**Aim of the task**
Look through the entries below and count the lines with "false" in them; the reply is the number alone.
+ + + + + + +
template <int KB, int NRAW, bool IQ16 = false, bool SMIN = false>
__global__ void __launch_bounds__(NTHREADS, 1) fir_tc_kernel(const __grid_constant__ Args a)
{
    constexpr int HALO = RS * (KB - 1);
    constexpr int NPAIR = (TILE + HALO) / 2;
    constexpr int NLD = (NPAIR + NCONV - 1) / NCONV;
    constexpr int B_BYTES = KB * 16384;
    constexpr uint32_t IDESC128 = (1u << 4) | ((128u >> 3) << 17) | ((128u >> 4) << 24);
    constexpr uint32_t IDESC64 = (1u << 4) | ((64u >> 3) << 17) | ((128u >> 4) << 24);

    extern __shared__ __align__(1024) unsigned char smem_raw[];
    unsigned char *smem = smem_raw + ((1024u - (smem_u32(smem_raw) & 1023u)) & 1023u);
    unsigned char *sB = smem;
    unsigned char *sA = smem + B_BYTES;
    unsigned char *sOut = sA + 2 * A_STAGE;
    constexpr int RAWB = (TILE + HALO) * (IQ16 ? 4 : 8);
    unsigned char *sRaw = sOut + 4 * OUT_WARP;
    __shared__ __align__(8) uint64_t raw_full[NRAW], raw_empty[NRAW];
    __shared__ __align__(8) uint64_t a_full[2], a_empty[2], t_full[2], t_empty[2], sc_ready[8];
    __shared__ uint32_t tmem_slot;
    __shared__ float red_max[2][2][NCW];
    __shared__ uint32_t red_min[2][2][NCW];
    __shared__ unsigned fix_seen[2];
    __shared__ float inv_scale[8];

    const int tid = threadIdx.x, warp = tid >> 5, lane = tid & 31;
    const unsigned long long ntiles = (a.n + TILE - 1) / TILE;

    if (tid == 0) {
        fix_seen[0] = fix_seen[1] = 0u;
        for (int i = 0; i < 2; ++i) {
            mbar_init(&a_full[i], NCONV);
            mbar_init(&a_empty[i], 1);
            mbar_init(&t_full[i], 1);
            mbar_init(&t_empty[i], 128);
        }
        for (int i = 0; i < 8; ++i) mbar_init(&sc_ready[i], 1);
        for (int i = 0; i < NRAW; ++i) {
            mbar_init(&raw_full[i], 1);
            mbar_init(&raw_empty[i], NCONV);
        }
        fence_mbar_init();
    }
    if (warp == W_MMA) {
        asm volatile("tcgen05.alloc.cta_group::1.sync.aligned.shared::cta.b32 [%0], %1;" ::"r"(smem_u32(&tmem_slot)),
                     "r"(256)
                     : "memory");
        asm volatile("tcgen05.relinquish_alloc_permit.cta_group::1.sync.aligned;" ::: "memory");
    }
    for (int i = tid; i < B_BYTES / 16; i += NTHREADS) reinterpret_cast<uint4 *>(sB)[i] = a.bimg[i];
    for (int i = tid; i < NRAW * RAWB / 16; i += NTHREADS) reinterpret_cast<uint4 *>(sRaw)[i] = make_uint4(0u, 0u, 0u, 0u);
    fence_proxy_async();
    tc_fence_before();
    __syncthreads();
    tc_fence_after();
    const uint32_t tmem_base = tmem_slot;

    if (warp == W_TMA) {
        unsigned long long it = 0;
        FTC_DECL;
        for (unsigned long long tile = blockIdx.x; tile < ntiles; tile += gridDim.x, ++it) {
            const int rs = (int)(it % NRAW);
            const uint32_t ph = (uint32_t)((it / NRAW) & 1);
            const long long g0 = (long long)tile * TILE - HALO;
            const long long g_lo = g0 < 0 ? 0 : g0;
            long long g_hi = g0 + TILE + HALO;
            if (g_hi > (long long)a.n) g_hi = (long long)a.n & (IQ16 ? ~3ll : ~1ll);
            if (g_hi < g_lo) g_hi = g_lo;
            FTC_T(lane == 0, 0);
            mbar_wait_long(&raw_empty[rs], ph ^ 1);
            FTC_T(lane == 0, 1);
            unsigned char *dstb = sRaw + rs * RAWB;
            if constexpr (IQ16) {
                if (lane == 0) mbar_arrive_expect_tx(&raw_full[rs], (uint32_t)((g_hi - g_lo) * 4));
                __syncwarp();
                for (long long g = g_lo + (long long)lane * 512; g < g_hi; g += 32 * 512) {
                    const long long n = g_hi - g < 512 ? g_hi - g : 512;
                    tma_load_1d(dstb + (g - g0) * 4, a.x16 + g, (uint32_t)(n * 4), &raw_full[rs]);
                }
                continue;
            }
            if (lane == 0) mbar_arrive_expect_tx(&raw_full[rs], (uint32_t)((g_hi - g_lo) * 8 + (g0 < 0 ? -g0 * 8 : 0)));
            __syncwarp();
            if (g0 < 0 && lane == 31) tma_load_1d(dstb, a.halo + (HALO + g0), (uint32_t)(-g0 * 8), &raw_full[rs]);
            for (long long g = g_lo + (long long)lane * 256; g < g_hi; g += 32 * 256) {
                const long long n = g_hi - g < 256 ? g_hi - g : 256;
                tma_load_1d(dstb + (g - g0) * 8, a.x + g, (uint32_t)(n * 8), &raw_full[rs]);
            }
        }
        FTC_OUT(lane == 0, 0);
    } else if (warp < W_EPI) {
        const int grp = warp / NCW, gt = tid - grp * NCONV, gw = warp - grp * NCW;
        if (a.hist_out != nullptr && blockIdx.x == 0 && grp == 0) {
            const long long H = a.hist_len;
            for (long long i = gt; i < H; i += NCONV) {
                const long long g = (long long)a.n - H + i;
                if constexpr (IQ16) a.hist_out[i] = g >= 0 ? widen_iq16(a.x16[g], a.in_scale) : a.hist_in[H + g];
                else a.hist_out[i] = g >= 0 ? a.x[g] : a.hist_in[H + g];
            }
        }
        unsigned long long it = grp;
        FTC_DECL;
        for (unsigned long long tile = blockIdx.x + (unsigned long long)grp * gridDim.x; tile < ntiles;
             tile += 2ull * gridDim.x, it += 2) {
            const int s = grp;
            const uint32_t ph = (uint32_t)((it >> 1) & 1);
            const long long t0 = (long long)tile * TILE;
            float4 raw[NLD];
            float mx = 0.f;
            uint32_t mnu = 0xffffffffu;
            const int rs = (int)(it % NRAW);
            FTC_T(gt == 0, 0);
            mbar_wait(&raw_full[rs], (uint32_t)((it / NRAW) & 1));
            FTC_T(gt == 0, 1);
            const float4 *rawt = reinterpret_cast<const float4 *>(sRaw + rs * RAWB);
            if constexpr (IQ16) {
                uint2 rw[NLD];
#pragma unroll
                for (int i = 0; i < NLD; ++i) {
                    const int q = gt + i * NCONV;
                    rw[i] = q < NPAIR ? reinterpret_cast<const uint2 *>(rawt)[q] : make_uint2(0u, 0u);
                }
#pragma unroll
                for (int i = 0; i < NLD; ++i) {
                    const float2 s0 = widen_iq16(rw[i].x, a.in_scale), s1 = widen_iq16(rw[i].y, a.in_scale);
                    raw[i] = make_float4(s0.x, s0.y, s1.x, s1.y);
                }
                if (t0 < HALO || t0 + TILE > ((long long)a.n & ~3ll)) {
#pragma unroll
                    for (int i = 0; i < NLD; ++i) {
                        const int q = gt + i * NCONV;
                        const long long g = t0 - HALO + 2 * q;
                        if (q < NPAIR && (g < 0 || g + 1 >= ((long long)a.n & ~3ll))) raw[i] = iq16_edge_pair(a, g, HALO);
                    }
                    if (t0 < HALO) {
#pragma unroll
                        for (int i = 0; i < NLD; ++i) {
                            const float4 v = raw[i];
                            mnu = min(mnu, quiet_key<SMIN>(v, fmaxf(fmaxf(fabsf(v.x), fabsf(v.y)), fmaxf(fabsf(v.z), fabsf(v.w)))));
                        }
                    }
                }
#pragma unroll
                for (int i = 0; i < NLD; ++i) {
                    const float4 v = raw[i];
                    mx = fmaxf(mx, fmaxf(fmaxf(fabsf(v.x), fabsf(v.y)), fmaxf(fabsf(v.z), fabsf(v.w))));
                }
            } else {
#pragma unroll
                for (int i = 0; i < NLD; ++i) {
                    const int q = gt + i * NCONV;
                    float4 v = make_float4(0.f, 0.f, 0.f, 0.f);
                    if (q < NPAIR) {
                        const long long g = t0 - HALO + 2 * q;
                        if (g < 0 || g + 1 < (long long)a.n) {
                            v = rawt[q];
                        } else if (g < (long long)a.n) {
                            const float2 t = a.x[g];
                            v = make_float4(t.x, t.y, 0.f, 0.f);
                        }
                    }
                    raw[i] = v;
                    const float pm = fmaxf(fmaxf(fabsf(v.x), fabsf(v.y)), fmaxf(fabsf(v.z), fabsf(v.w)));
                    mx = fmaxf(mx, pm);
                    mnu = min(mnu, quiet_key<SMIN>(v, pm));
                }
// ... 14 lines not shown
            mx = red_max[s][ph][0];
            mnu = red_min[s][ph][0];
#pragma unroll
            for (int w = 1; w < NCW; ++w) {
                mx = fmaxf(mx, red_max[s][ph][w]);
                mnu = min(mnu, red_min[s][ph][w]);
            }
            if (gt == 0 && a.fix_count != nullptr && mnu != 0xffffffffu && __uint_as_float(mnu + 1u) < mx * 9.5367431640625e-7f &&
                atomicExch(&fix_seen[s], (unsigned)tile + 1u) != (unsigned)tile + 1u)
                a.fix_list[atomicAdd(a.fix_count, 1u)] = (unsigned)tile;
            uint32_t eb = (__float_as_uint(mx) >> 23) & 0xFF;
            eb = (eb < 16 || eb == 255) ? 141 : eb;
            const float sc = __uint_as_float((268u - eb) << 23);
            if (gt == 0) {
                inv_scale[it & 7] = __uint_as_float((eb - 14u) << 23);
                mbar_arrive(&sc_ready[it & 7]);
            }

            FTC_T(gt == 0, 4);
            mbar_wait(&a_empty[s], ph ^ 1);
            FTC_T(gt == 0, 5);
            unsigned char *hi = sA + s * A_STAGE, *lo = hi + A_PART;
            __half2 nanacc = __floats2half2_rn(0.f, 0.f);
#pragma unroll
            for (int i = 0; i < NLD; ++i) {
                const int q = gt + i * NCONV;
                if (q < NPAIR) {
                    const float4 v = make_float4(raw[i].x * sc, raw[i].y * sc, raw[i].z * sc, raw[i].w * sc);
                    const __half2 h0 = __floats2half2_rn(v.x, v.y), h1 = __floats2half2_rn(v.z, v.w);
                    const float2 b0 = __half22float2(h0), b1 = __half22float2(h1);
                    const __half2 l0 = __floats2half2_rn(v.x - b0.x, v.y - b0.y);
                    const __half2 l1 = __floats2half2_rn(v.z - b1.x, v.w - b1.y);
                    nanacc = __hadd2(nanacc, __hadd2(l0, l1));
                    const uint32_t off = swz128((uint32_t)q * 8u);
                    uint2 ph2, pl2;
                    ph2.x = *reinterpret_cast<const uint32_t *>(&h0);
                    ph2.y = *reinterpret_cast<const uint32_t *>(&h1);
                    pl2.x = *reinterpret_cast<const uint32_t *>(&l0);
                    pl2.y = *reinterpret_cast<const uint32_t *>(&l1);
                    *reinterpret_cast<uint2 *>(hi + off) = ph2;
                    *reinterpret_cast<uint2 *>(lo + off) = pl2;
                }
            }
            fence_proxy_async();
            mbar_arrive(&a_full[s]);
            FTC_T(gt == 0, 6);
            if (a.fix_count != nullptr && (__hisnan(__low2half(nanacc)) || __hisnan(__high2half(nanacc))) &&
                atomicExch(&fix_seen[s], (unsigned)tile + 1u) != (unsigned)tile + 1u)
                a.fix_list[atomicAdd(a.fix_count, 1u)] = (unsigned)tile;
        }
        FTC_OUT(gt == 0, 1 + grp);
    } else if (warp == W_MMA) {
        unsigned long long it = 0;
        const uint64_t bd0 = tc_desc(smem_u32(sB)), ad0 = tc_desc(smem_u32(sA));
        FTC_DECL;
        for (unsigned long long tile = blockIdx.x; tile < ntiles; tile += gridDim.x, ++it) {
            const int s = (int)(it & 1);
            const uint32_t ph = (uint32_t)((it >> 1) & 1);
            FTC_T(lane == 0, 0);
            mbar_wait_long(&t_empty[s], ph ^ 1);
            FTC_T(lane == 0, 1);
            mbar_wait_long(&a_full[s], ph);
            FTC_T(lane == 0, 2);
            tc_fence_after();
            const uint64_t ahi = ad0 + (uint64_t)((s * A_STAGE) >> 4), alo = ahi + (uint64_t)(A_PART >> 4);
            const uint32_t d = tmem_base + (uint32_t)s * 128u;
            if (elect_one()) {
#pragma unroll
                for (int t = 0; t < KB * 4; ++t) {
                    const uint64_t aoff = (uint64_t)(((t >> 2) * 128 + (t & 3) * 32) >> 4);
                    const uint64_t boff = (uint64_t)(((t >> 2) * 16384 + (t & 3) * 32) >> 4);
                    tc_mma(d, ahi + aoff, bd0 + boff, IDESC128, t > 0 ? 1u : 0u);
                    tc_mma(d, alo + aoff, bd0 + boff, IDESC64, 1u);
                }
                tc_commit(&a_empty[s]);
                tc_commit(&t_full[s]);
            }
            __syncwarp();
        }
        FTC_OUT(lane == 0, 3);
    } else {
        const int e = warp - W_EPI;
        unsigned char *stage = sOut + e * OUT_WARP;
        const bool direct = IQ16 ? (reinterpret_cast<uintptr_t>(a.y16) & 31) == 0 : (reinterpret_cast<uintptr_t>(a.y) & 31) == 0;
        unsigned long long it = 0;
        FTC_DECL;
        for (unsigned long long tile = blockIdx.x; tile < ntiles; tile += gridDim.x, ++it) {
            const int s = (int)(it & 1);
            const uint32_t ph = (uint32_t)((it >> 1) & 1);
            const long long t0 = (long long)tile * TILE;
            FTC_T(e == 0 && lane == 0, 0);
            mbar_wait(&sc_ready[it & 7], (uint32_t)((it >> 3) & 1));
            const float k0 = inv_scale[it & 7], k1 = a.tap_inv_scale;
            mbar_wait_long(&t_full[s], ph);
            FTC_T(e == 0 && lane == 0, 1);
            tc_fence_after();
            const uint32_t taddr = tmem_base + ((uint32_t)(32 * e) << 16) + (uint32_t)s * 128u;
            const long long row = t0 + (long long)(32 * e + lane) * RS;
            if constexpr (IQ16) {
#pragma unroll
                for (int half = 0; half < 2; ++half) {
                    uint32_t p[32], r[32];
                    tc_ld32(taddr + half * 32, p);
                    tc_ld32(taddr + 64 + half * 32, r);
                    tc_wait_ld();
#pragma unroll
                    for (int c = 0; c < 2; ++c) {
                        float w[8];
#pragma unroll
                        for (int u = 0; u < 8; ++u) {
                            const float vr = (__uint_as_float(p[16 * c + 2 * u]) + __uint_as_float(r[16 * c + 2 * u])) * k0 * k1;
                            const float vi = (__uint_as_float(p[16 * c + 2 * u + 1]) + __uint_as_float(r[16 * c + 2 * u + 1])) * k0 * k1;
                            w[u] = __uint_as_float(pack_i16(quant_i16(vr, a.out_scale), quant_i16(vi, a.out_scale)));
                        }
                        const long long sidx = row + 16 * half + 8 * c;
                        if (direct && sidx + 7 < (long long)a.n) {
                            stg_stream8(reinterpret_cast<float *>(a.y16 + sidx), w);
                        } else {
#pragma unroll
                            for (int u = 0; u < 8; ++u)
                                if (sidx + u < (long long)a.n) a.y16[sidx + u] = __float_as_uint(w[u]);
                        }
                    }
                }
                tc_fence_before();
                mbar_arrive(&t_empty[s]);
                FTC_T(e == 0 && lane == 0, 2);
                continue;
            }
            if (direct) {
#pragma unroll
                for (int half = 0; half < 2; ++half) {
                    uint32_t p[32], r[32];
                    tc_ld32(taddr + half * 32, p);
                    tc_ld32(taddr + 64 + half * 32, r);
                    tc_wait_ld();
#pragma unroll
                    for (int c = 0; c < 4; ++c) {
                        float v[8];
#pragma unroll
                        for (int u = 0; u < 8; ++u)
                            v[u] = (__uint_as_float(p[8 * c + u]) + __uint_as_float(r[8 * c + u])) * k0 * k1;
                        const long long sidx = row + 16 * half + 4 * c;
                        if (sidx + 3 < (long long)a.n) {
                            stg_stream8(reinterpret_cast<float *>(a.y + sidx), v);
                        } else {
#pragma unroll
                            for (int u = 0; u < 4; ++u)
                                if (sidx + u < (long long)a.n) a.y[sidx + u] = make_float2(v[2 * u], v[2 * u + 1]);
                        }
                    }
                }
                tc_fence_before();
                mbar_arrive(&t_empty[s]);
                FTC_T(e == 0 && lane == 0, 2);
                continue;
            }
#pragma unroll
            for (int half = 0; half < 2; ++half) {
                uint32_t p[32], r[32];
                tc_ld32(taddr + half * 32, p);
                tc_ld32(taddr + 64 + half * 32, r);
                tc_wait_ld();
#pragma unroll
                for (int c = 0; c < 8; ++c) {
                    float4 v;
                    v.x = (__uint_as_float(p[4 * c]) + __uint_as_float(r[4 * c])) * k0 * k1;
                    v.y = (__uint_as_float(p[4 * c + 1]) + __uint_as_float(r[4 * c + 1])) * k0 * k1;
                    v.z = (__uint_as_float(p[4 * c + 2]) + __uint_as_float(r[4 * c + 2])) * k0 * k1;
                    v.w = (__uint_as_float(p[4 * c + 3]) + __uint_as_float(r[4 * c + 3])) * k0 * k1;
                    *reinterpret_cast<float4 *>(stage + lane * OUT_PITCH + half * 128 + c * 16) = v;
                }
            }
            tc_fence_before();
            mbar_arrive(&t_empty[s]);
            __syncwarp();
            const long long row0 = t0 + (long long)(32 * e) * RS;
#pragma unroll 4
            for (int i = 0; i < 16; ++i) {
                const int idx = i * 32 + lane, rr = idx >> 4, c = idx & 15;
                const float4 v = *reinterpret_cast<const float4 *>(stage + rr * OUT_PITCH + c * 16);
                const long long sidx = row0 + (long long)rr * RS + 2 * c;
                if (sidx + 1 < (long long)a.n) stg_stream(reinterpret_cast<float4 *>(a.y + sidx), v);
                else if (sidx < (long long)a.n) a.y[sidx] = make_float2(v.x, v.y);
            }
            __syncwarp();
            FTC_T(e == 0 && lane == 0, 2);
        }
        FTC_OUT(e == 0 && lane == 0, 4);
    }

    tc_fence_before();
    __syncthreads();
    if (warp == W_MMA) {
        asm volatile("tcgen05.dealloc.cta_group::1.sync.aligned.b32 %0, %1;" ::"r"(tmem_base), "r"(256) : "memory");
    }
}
+ + + + + + +
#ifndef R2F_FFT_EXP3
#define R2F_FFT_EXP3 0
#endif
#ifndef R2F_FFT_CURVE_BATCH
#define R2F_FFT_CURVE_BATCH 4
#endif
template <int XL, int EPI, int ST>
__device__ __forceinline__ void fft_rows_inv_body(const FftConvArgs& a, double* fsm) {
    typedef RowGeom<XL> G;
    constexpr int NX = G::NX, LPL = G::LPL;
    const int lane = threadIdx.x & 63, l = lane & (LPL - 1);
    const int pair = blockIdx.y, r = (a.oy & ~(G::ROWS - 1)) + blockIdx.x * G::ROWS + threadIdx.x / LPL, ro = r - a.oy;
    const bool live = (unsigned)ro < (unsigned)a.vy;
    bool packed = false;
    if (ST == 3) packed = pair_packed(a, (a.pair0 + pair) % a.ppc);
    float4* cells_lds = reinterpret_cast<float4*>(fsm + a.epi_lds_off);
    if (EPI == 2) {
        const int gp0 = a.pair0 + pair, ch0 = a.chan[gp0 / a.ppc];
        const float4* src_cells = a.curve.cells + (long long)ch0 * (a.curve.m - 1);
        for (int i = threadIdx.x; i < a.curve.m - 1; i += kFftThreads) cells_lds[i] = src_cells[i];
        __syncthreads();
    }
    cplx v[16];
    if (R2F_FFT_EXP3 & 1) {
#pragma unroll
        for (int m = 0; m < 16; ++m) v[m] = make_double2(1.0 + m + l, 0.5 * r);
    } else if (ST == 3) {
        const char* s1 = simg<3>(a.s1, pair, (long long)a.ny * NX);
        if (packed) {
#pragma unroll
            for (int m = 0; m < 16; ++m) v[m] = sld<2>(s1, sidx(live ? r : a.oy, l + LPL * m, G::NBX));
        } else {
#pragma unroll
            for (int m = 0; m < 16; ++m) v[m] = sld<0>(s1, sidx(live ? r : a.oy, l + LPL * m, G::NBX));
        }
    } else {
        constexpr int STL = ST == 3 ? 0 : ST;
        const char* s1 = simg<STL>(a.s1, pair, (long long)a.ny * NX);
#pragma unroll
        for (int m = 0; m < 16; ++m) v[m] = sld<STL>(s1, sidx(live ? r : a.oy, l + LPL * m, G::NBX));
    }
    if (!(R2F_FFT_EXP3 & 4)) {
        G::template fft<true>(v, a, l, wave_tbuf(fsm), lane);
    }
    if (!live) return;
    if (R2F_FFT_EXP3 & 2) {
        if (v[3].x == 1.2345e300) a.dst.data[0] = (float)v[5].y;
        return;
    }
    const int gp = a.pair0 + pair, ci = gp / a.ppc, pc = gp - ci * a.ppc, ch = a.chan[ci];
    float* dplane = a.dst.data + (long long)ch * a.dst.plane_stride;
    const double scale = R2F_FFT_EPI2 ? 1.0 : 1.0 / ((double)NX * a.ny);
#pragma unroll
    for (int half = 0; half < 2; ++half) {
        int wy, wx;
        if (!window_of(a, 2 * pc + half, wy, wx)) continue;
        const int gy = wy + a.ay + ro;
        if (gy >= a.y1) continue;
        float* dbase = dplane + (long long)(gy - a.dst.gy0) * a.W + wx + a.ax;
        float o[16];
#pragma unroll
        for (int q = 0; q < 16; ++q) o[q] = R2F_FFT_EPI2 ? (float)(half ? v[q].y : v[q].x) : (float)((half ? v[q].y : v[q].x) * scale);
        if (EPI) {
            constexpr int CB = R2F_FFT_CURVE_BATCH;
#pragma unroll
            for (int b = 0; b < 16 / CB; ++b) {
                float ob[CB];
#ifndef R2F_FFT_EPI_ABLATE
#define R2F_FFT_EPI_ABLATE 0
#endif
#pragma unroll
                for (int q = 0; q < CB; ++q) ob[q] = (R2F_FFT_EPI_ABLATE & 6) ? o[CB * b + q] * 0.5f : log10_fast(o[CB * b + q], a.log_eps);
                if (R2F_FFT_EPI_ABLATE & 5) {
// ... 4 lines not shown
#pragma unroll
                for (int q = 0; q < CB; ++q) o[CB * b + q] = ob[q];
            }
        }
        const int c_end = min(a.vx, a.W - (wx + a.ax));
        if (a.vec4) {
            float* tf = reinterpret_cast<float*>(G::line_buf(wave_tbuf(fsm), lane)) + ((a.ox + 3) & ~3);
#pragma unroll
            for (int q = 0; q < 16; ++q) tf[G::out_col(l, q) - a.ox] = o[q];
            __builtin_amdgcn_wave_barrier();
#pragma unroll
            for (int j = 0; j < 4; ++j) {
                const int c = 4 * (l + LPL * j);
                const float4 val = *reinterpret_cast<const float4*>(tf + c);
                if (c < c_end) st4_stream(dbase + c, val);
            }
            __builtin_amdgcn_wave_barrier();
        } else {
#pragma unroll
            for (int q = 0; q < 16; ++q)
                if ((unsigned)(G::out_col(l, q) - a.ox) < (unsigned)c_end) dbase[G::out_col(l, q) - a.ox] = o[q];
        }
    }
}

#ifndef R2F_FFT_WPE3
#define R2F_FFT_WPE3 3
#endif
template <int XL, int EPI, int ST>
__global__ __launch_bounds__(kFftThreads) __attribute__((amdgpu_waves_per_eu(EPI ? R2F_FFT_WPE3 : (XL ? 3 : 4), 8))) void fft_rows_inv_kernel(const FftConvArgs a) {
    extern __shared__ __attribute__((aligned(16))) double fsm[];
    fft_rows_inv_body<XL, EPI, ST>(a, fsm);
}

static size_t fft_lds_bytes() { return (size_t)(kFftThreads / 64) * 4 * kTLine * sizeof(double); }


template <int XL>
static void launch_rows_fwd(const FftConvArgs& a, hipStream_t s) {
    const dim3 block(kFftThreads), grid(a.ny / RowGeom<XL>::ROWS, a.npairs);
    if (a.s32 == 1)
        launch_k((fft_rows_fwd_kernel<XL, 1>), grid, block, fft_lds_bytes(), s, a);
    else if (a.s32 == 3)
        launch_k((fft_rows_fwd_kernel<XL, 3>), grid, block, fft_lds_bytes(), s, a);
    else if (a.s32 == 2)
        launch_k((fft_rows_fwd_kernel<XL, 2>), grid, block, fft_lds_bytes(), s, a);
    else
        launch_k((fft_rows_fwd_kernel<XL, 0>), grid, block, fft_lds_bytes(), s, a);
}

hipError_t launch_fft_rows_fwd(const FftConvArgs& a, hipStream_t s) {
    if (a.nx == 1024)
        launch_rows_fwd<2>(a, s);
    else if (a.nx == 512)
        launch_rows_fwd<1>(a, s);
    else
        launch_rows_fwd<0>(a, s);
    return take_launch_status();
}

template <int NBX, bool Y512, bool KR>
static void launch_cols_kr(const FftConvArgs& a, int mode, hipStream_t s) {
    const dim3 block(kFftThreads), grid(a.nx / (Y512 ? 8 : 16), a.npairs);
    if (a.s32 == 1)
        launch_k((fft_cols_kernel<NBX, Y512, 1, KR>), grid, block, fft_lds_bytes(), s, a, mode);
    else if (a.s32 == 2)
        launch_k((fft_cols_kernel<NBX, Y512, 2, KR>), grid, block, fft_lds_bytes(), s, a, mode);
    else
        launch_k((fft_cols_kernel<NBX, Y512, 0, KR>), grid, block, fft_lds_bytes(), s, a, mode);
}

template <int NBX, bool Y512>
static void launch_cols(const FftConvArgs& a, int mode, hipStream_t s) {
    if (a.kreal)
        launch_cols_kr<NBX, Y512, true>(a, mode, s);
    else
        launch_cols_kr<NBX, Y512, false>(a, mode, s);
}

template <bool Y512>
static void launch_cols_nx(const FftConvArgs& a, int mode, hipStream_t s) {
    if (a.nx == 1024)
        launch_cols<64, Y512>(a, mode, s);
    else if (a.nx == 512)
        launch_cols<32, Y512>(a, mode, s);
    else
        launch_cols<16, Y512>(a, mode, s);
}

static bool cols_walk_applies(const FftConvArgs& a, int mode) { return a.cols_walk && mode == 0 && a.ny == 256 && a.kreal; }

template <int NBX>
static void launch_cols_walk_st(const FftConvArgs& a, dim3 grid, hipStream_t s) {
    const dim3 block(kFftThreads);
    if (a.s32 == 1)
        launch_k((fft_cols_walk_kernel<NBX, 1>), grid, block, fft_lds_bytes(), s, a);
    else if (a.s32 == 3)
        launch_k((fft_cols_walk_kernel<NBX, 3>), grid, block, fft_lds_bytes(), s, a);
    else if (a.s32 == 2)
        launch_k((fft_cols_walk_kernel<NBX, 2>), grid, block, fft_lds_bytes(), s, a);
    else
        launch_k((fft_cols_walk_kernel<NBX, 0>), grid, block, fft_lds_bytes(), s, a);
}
+ + + + + + +
**Output of the exercise**
3